* _What is being asked_: Report each line of the data below in which "kChunkPairs" appears.

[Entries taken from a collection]
++++++

template <int kCons, int kUpd, int kStages, int kStagePairs, int kMaxChunks, bool kMulti, bool kAvg>
__global__ void __launch_bounds__((kCons + kUpd + 1) * 32, 1) k_sync_persistent(const PersistParams p) {
  using Smem = PersistSmem<kCons, kUpd, kStages, kStagePairs, kMaxChunks>;
  extern __shared__ __align__(128) unsigned char smem_raw[];
  Smem &sm = *reinterpret_cast<Smem *>(smem_raw);

  const int lane = threadIdx.x & 31;
  const int warp = threadIdx.x >> 5;
  const bool is_cons = warp < kCons;
  const bool is_upd = warp >= kCons && warp < kCons + kUpd;
  const int G = gridDim.x;
  const int B = p.batch;
  const int64_t S = p.n_steps;
  constexpr int kSyncThreads = (kCons + kUpd) * 32;
  const int n_r = (B > (int)blockIdx.x) ? (B - 1 - (int)blockIdx.x) / G + 1 : 0;

  if (threadIdx.x == 0) {
    for (int s = 0; s < kStages; ++s) {
      mbar_init(&sm.full[s], 1u);
      mbar_init(&sm.empty[s], (unsigned)kCons);
    }
    mbar_init(&sm.c_bar[0], 1u);
    mbar_init(&sm.c_bar[1], 1u);
    mbar_init(&sm.u_bar, (unsigned)(kMulti ? kCons + kUpd : kUpd));
    sm.c_val[0] = 0.0;
    sm.nrm_val[0] = 0.0;
    sm.hinge_acc = 0u;
    sm.ok = 1;
  }
  asm volatile("fence.mbarrier_init.release.cluster;" ::: "memory");
  __syncthreads();
  if (threadIdx.x == 0) mbar_arrive(&sm.c_bar[0]);

  if (!is_cons && !is_upd) {
    auto load_id = [&](int64_t t) -> int32_t {
      return (t < S && lane < n_r) ? __ldg(&p.samples[t * B + blockIdx.x + lane * G]) : -1;
    };
    uint32_t b0 = 0, e0 = 0, b1 = 0, e1 = 0;
    int y0 = 0, y1 = 0;
    auto load_win = [&](int32_t id, uint32_t &b, uint32_t &e, int &y) {
      b = 0u; e = 0u; y = 0;
      if (id >= 0) {
        b = __ldg(&p.rp16[id]);
        e = __ldg(&p.rp16[id + 1]);
        y = (int)__ldg(&p.label[id]);
      }
    };
    load_win(load_id(0), b0, e0, y0);
    load_win(load_id(1), b1, e1, y1);
    int32_t id_next = load_id(2);
    for (int64_t t = 0; t < S; ++t) {
      const int st = (int)t & (kStages - 1);
      if (t >= kStages) {
        mbar_wait(&sm.empty[st], (unsigned)(((t / kStages) - 1) & 1), p.abort_flag, p.timeout_cycles);
        if (*(volatile int *)p.abort_flag) return;
      }
      auto &mt = sm.meta[st];
      const int len = (lane < n_r) ? (int)(e0 - b0) * 2 : 0;
      const int nch = (len + kChunkPairs - 1) / kChunkPairs;
      int ps = len, cs = nch;
#pragma unroll
      for (int o = 1; o < 32; o <<= 1) {
        const int a = __shfl_up_sync(0xffffffffu, ps, o), c2 = __shfl_up_sync(0xffffffffu, cs, o);
        if (lane >= o) { ps += a; cs += c2; }
      }
      const int my_pair = ps - len, my_chunk = cs - nch;
      const bool listed = (my_chunk + nch) <= kMaxChunks;
      const bool in_ring = listed && (my_pair + len) <= kStagePairs;
      if (lane < n_r) {
        mt.row_y[lane] = y0;
        mt.row_b[lane] = b0;
        mt.row_len[lane] = len;
        mt.row_first[lane] = (short)my_chunk;
        mt.row_nch[lane] = (short)(listed ? nch : -1);
        if (listed) {
          for (int c = 0; c < nch; ++c) {
            const int n = min(kChunkPairs, len - c * kChunkPairs);
            mt.ch_off[my_chunk + c] = in_ring ? (uint32_t)(my_pair + c * kChunkPairs)
                                              : (kChunkGlobal | (b0 * 2u + (uint32_t)(c * kChunkPairs)));
            mt.ch_n[my_chunk + c] = (short)n;
            mt.ch_row[my_chunk + c] = (short)lane;
          }
        }
      }
      const unsigned my_bytes = (lane < n_r && in_ring) ? (unsigned)len * 8u : 0u;
      const unsigned ring_bytes = __reduce_add_sync(0xffffffffu, my_bytes);
      const int listed_chunks = __reduce_max_sync(0xffffffffu, (lane < n_r && listed) ? (my_chunk + nch) : 0);
      const unsigned multi = __ballot_sync(0xffffffffu, lane < n_r && listed && nch > 1);
      if (lane == 31) mt.n_pairs = ps;
      if (lane == 0) {
        mt.n_rows = n_r;
        mt.n_chunks = listed_chunks;
        mt.n_multi = __popc(multi);
      }
      __syncwarp();
      if (lane == 0) {
        if (ring_bytes) mbar_expect_tx(&sm.full[st], ring_bytes);
        else mbar_arrive(&sm.full[st]);
      }
      __syncwarp();
      if (my_bytes) bulk_g2s(&sm.ring[st][my_pair], p.pairs + (size_t)b0 * 2, my_bytes, &sm.full[st]);
      b0 = b1; e0 = e1; y0 = y1;
      load_win(id_next, b1, e1, y1);
      id_next = load_id(t + 3);
    }
    return;
  }

  const double lr = p.lr;
  const int64_t base = kMulti ? p.step_base : 0;
  unsigned phase = 0;
  const int n_upd = G * kUpd * 32;
  const int u0 = blockIdx.x * kUpd * 32 + ((int)threadIdx.x - kCons * 32);
  const int K = p.world, me = p.rank;
  const int slice = ((p.dim + 1 + G - 1) / G + 31) & ~31;
  const int j_col = blockIdx.x * slice + (int)threadIdx.x;
  const bool col_act = kMulti && (int)threadIdx.x < slice && j_col <= p.dim;
  const int col_word = j_col >> 5;
  unsigned long long st_val = 0, st_bm = 0;
  constexpr int kUpdCols = 2;
  double wreg[kUpdCols], dreg[kUpdCols];
  double areg[kUpdCols];
  int ttl[kUpdCols];
  bool gnz[kUpdCols];
#pragma unroll
  for (int i = 0; i < kUpdCols; ++i) {
    wreg[i] = dreg[i] = 0.0;
    areg[i] = 0.0;
    ttl[i] = 0;
    gnz[i] = false;
    if constexpr (!kMulti) {
      const int j = u0 + i * n_upd;
      if (is_upd && j < p.dim) {
        wreg[i] = __ldcg(&p.rec[2][j].x);
        dreg[i] = __ldg(&p.d[j]);
        if constexpr (kAvg) areg[i] = p.avg[j];
      }
    }
  }
  if constexpr (kMulti) {
    if (col_act && j_col < p.dim) {
      wreg[0] = __ldcg(&p.wbuf[0][j_col]);
      dreg[0] = __ldg(&p.d[j_col]);
      if constexpr (kAvg) areg[0] = p.avg[j_col];
    }
  }

  int gi_prev = (int)((base + 2) % 3), gi_cur = (int)(base % 3), gi_next = (int)((base + 1) % 3);
  int ti_prev = 2, ti_cur = 0, ti_next = 1;
  for (int64_t T = base; T <= base + S; ++T) {
    const int64_t t = T - base;
    const bool first = (t == 0), last = (t == S);
    const double *Gprev = p.gbuf[gi_prev];
    double *Gcur = p.gbuf[gi_cur];
    double *Gzero = p.gbuf[gi_next];
    const unsigned long long *acc_prev = p.acc + (size_t)ti_prev * kAccStride;
    unsigned long long *acc_cur = p.acc + (size_t)ti_cur * kAccStride;
    unsigned long long *acc_next = p.acc + (size_t)ti_next * kAccStride;
    const double2 *Rprev = p.rec[ti_prev];
    double2 *Rcur = p.rec[ti_cur];
    double2 *Rnext = p.rec[ti_next];
    const unsigned c_par = (unsigned)((t >> 1) & 1);
    const bool tl_cta = p.tl && t >= kTlFirst && t < kTlFirst + kTlSteps && blockIdx.x < kTlCtas;
    long long *tl_rec = tl_cta ? p.tl + 256 * 16 + ((t - kTlFirst) * kTlCtas + blockIdx.x) * kTlPerCta : nullptr;
    long long *tl_row = (p.tl && blockIdx.x == 0 && t < 256) ? p.tl + t * 16 : nullptr;
    bool ok = true;
    if (warp == 0) DSGD_TL(0);

    if (warp == kCons && !first) {
      double c_prev, nrm_prev;
      if (kMulti && t == 1) {
        c_prev = p.scal[kScalC];
        nrm_prev = p.scal[kScalNrm2];
      } else {
        double sd, sn;
        acc_read(acc_prev, lane, sd, sn);
        c_prev = p.lambda * 2.0 * sd;
        nrm_prev = sn;
      }
      if (blockIdx.x == 0 && lane < kAccWords) acc_next[lane] = 0ull;
      if (lane == 0) {
        sm.c_val[t & 1] = c_prev;
        sm.nrm_val[t & 1] = nrm_prev;
        mbar_arrive(&sm.c_bar[t & 1]);
        if (!kMulti && p.losses && blockIdx.x == 0)
          p.losses[t - 1] = p.lambda * nrm_prev + (double)__ldcg(&p.hinge[t - 1]) / (double)B;
      }
      __syncwarp();
      DSGD_TL(9);
    }
    double pd = 0.0, pn = 0.0;
    auto publish_partial = [&]() {
      pd = warp_sum(pd);
      pn = warp_sum(pn);
      if (lane == 0) {
        sm.red[warp][0] = pd;
        sm.red[warp][1] = pn;
        mbar_arrive(&sm.u_bar);
      }
      if (warp == kCons) {
        mbar_wait(&sm.u_bar, (unsigned)(t & 1), p.abort_flag, p.timeout_cycles);
        if (lane == 0) {
          double sd = 0.0, sn = 0.0;
#pragma unroll
          for (int i = kMulti ? 0 : kCons; i < kCons + kUpd; ++i) { sd += sm.red[i][0]; sn += sm.red[i][1]; }
          if (sd != 0.0 || sn != 0.0) acc_push(acc_cur, sd, sn);
        }
        __syncwarp();
      }
    };

    if constexpr (kMulti) {
      unsigned long long *LWcur = p.llw[T & 1];
      const int parp = (int)((T + 1) & 1);
      const unsigned gtag = (unsigned)T;
      const unsigned wtag = (unsigned)(T + 1);
      if ((int)threadIdx.x < slice) {
        if (first) {
          if (col_act) {
            if (j_col < p.dim) ll_store(LWcur + 2 * (size_t)j_col, wreg[0], wtag);
            Gzero[j_col] = 0.0;
          }
        } else {
          double own = 0.0;
          if (col_act) {
            own = __ldcg(&Gprev[j_col]);
            if (j_col < p.dim) own = filt(own);
          }
          const unsigned my_bits = __ballot_sync(0xffffffffu, own != 0.0);
          const bool warp_act = blockIdx.x * slice + (warp << 5) <= p.dim;
          if (warp_act) {
            const size_t vslot = 2 * (((size_t)me * 2 + parp) * p.xstride + (size_t)j_col);
            const size_t bslot = ((size_t)me * 2 + parp) * p.xwords + (size_t)col_word;
            for (int k = 0; k < K; ++k) {
              if (k == me) continue;
              if (lane == 0) ll_store32(p.xbm[k] + bslot, my_bits, gtag);
              if (own != 0.0) ll_store(p.xval[k] + vslot, own, gtag);
            }
            if (lane == 0) { st_bm += 1; st_val += (unsigned)__popc(my_bits); }
          }
          if (warp == 0) DSGD_TL(11);
          if (warp_act) {
            double raw[kMaxWorld];
            unsigned need = 0;
            double wn = wreg[0];
            const unsigned long long *bm0 = p.xbm[me] + (size_t)parp * p.xwords + (size_t)col_word;
            const unsigned long long *vl0 = p.xval[me] + 2 * ((size_t)parp * p.xstride + (size_t)j_col);
            unsigned bits[kMaxWorld];
            unsigned pend = 0;
#pragma unroll
            for (int k = 0; k < kMaxWorld; ++k) {
              raw[k] = (k == me) ? own : 0.0;
              bits[k] = 0u;
              if (k < K && k != me) pend |= 1u << k;
            }
            {
              unsigned spins = 0;
              const long long t0 = clock64();
              while (pend) {
#pragma unroll
                for (int k = 0; k < kMaxWorld; ++k)
                  if (pend & (1u << k)) {
                    if (ll_try_load32(bm0 + (size_t)k * 2 * p.xwords, gtag, bits[k])) pend &= ~(1u << k);
                  }
                if (pend && (++spins & 63u) == 0u && (clock64() - t0 > p.timeout_cycles || *(volatile int *)p.abort_flag)) {
                  *(volatile int *)p.abort_flag = 1;
                  ok = false;
#pragma unroll
                  for (int k = 0; k < kMaxWorld; ++k)
                    if (pend & (1u << k)) bits[k] = 0u;
                  pend = 0;
                }
              }
            }
#pragma unroll
            for (int k = 0; k < kMaxWorld; ++k)
              if (k < K && k != me && ((bits[k] >> lane) & 1u)) need |= 1u << k;
            auto poll_values = [&]() {
              unsigned long long v0[kMaxWorld], v1[kMaxWorld];
#pragma unroll
              for (int k = 0; k < kMaxWorld; ++k) {
                v0[k] = 0ull; v1[k] = 0ull;
                if (need & (1u << k))
                  asm volatile("ld.relaxed.sys.global.v2.u64 {%0, %1}, [%2];"
                               : "=l"(v0[k]), "=l"(v1[k]) : "l"(vl0 + 2 * (size_t)k * 2 * p.xstride) : "memory");
              }
#pragma unroll
              for (int k = 0; k < kMaxWorld; ++k)
                if ((need & (1u << k)) && (unsigned)(v0[k] >> 32) == gtag && (unsigned)(v1[k] >> 32) == gtag) {
                  raw[k] = __longlong_as_double((long long)((v0[k] & 0xffffffffull) | (v1[k] << 32)));
                  need &= ~(1u << k);
                }
            };
            if (need) poll_values();
            mbar_wait(&sm.c_bar[t & 1], c_par, p.abort_flag, p.timeout_cycles);
            const double c_prev = *(volatile double *)&sm.c_val[t & 1];
            const bool add_c = (c_prev != 0.0) && (fabs(c_prev) > kEps);
            if (col_act) {
              {
                unsigned spins = 0;
                const long long t0 = clock64();
                while (need) {
                  poll_values();
                  if (need && (++spins & 63u) == 0u && (clock64() - t0 > p.timeout_cycles || *(volatile int *)p.abort_flag)) {
                    *(volatile int *)p.abort_flag = 1;
                    ok = false;
                    need = 0;
                  }
                }
              }
              double s = 0.0;
#pragma unroll
              for (int k = 0; k < kMaxWorld; ++k) {
                if (k < K) {
                  if (j_col == p.dim) {
                    s += raw[k];
                  } else {
                    double v = filt(raw[k]);
                    if (v != 0.0 && add_c) v = filt(v + c_prev);
                    s = (k == 0) ? v : filt(s + v);
                  }
                }
              }
              if (j_col == p.dim) {
                if (p.losses) {
                  const double ns = floor(s / 4294967296.0);
                  p.losses[t - 1] = p.lambda * *(volatile double *)&sm.nrm_val[t & 1] + (s - ns * 4294967296.0) / ns;
                }
              } else {
                if (s != 0.0) {
                  const double mean = filt(s / (double)K);
                  const double step = filt(mean * lr);
                  wn = filt(wn - step);
                }
                wreg[0] = wn;
                if constexpr (kAvg) areg[0] = areg[0] + wn;
                ll_store(LWcur + 2 * (size_t)j_col, wn, wtag);
                pd = filt(wn * dreg[0]);
                pn = wn * wn;
              }
              Gzero[j_col] = 0.0;
            }
          }
        }
      }
      if (warp == 0) DSGD_TL(12);
      publish_partial();
      if (is_cons && !last) {
        const int st = (int)t & (kStages - 1);
        auto &mt = sm.meta[st];
        mbar_wait(&sm.full[st], (unsigned)(((unsigned)t / kStages) & 1u), p.abort_flag, p.timeout_cycles);
        if (warp == 0) DSGD_TL(1);
        FetchLL fetch{LWcur, wtag, p.abort_flag, p.timeout_cycles};
        const unsigned hinge = consume_stage<kCons, kMaxChunks>(mt, &sm.ring[st][0], p.pairs, Gcur, 1, fetch, warp, lane,
                                                                          warp == 0 ? tl_row : nullptr);
        ok = ok && fetch.good;
        if (lane == 0 && hinge) atomicAdd(&sm.hinge_acc, hinge);
        if (tl_rec && warp == 0 && lane == 0) tl_rec[2] = mt.n_pairs;
        __syncwarp();
        if (lane == 0) mbar_arrive(&sm.empty[st]);
        if (warp == 0) DSGD_TL(3);
      }
    } else {
      if (is_cons) {
        if (!last) {
          const int st = (int)t & (kStages - 1);
          auto &mt = sm.meta[st];
          mbar_wait(&sm.full[st], (unsigned)(((unsigned)t / kStages) & 1u), p.abort_flag, p.timeout_cycles);
          if (warp == 0) DSGD_TL(1);
          FetchLocal fetch{Rprev, &sm.c_bar[t & 1], c_par, &sm.c_val[t & 1], p.abort_flag, p.timeout_cycles, p.k_den, lr};
          const unsigned hinge = consume_stage<kCons, kMaxChunks>(mt, &sm.ring[st][0], p.pairs, &Rcur[0].y, 2, fetch, warp,
                                                                            lane, warp == 0 ? tl_row : nullptr);
          if (lane == 0 && hinge) atomicAdd(&sm.hinge_acc, hinge);
          if (tl_rec && warp == 0 && lane == 0) tl_rec[2] = mt.n_pairs;
          __syncwarp();
          if (lane == 0) mbar_arrive(&sm.empty[st]);
          if (warp == 0) DSGD_TL(3);
        }
      } else {
        double gv[kUpdCols];
#pragma unroll
        for (int i = 0; i < kUpdCols; ++i) {
          const int j = u0 + i * n_upd;
          gv[i] = (j < p.dim) ? __ldcg(&Rprev[j].y) : 0.0;
        }
        mbar_wait(&sm.c_bar[t & 1], c_par, p.abort_flag, p.timeout_cycles);
        const double c_prev = *(volatile double *)&sm.c_val[t & 1];
        const bool add_c = (c_prev != 0.0) && (fabs(c_prev) > kEps);
#pragma unroll
        for (int i = 0; i < kUpdCols; ++i) {
          const int j = u0 + i * n_upd;
          if (j < p.dim) {
            if (gv[i] != 0.0) {
              wreg[i] = apply_update(wreg[i], gv[i], c_prev, add_c, p.k_den, lr);
              ttl[i] = 3;
            }
            if (ttl[i] > 0) { Rcur[j].x = wreg[i]; --ttl[i]; }
            if (gnz[i]) Rnext[j].y = 0.0;
            gnz[i] = gv[i] != 0.0;
            if constexpr (kAvg) if (!first) areg[i] = areg[i] + wreg[i];
            pd += filt(wreg[i] * dreg[i]);
            pn += wreg[i] * wreg[i];
          }
        }
        for (int j = u0 + kUpdCols * n_upd; j < p.dim; j += n_upd) {
          const double2 r = __ldcg(&Rprev[j]);
          const double wn = apply_update(r.x, r.y, c_prev, add_c, p.k_den, lr);
          Rcur[j].x = wn;
          Rnext[j].y = 0.0;
          if constexpr (kAvg) if (!first) p.avg[j] = p.avg[j] + wn;
          pd += filt(wn * __ldg(&p.d[j]));
          pn += wn * wn;
        }
        if (warp == kCons) DSGD_TL(10);
        publish_partial();
      }
    }

    if (!ok) *(volatile int *)&sm.ok = 0;
    if (tl_row && lane == 0) sm.tl_warp[warp] = clock64();
    named_bar_sync(3, kSyncThreads);
    ++phase;
    if (threadIdx.x == 0) {
      if (tl_row) {
        long long mc = 0, mu = 0;
        for (int i = 0; i < kCons; ++i) mc = max(mc, sm.tl_warp[i]);
        for (int i = kCons; i < kCons + kUpd; ++i) mu = max(mu, sm.tl_warp[i]);
        tl_row[13] = mc;
        tl_row[14] = mu;
      }
      if (!last) {
        const unsigned h = sm.hinge_acc;
        if constexpr (kMulti) {
          if (h) red_add_f64(&Gcur[p.dim], (double)h);
          if (blockIdx.x == 0) red_add_f64(&Gcur[p.dim], (double)B * 4294967296.0);
        } else {
          if (h) atomicAdd(&p.hinge[t], h);
        }
        sm.hinge_acc = 0u;
      }
      if (tl_rec) tl_rec[0] = global_ns();
      else if (tl_row) tl_row[6] = clock64();
      bool bar_ok = grid_barrier_arrive_wait(p.bar, phase * (unsigned)G, p.abort_flag, p.timeout_cycles);
      if (*(volatile int *)&sm.ok == 0) { *(volatile int *)p.abort_flag = 1; bar_ok = false; }
      sm.ok = bar_ok ? 1 : 0;
      if (tl_rec) tl_rec[1] = global_ns();
      else if (tl_row) tl_row[7] = clock64();
    }
    named_bar_sync(3, kSyncThreads);
    if (*(volatile int *)&sm.ok == 0) return;
    { const int a = gi_prev; gi_prev = gi_cur; gi_cur = gi_next; gi_next = a; }
    { const int a = ti_prev; ti_prev = ti_cur; ti_cur = ti_next; ti_next = a; }
  }

  if (blockIdx.x == 0 && warp == kCons && S > 0) {
    double sd, sn;
    acc_read(p.acc + (size_t)ti_prev * kAccStride, lane, sd, sn);
    if (lane == 0) { p.scal[kScalC] = p.lambda * 2.0 * sd; p.scal[kScalNrm2] = sn; }
  }
  if constexpr (kMulti) {
    const unsigned long long *LW = p.llw[(base + S) & 1];
    const unsigned wtag = (unsigned)(base + S + 1);
    const int n_all = G * kSyncThreads;
    for (int j = blockIdx.x * kSyncThreads + threadIdx.x; j < p.dim; j += n_all) {
      double wv = 0.0;
      ll_try_load(LW + 2 * (size_t)j, wtag, wv);
      p.w_out[j] = wv;
      p.w32_out[j] = (float)wv;
    }
    if (p.xstats && lane == 0 && (st_val | st_bm)) {
      atomicAdd(&p.xstats[0], st_val);
      atomicAdd(&p.xstats[1], st_bm);
    }
    if constexpr (kAvg) {
      if (col_act && j_col < p.dim) p.avg[j_col] = areg[0];
    }
  } else if (is_upd) {
    const double2 *Rfin = p.rec[ti_prev];
#pragma unroll
    for (int i = 0; i < kUpdCols; ++i) {
      const int j = u0 + i * n_upd;
      if (j < p.dim) {
        p.w_out[j] = wreg[i];
        p.w32_out[j] = (float)wreg[i];
        if constexpr (kAvg) p.avg[j] = areg[i];
      }
    }
    for (int j = u0 + kUpdCols * n_upd; j < p.dim; j += n_upd) {
      const double wv = __ldcg(&Rfin[j]).x;
      p.w_out[j] = wv;
      p.w32_out[j] = (float)wv;
    }
  }
}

++++++

* _Answer to this problem_:
      const int nch = (len + kChunkPairs - 1) / kChunkPairs;
            const int n = min(kChunkPairs, len - c * kChunkPairs);
            mt.ch_off[my_chunk + c] = in_ring ? (uint32_t)(my_pair + c * kChunkPairs)
                                              : (kChunkGlobal | (b0 * 2u + (uint32_t)(c * kChunkPairs)));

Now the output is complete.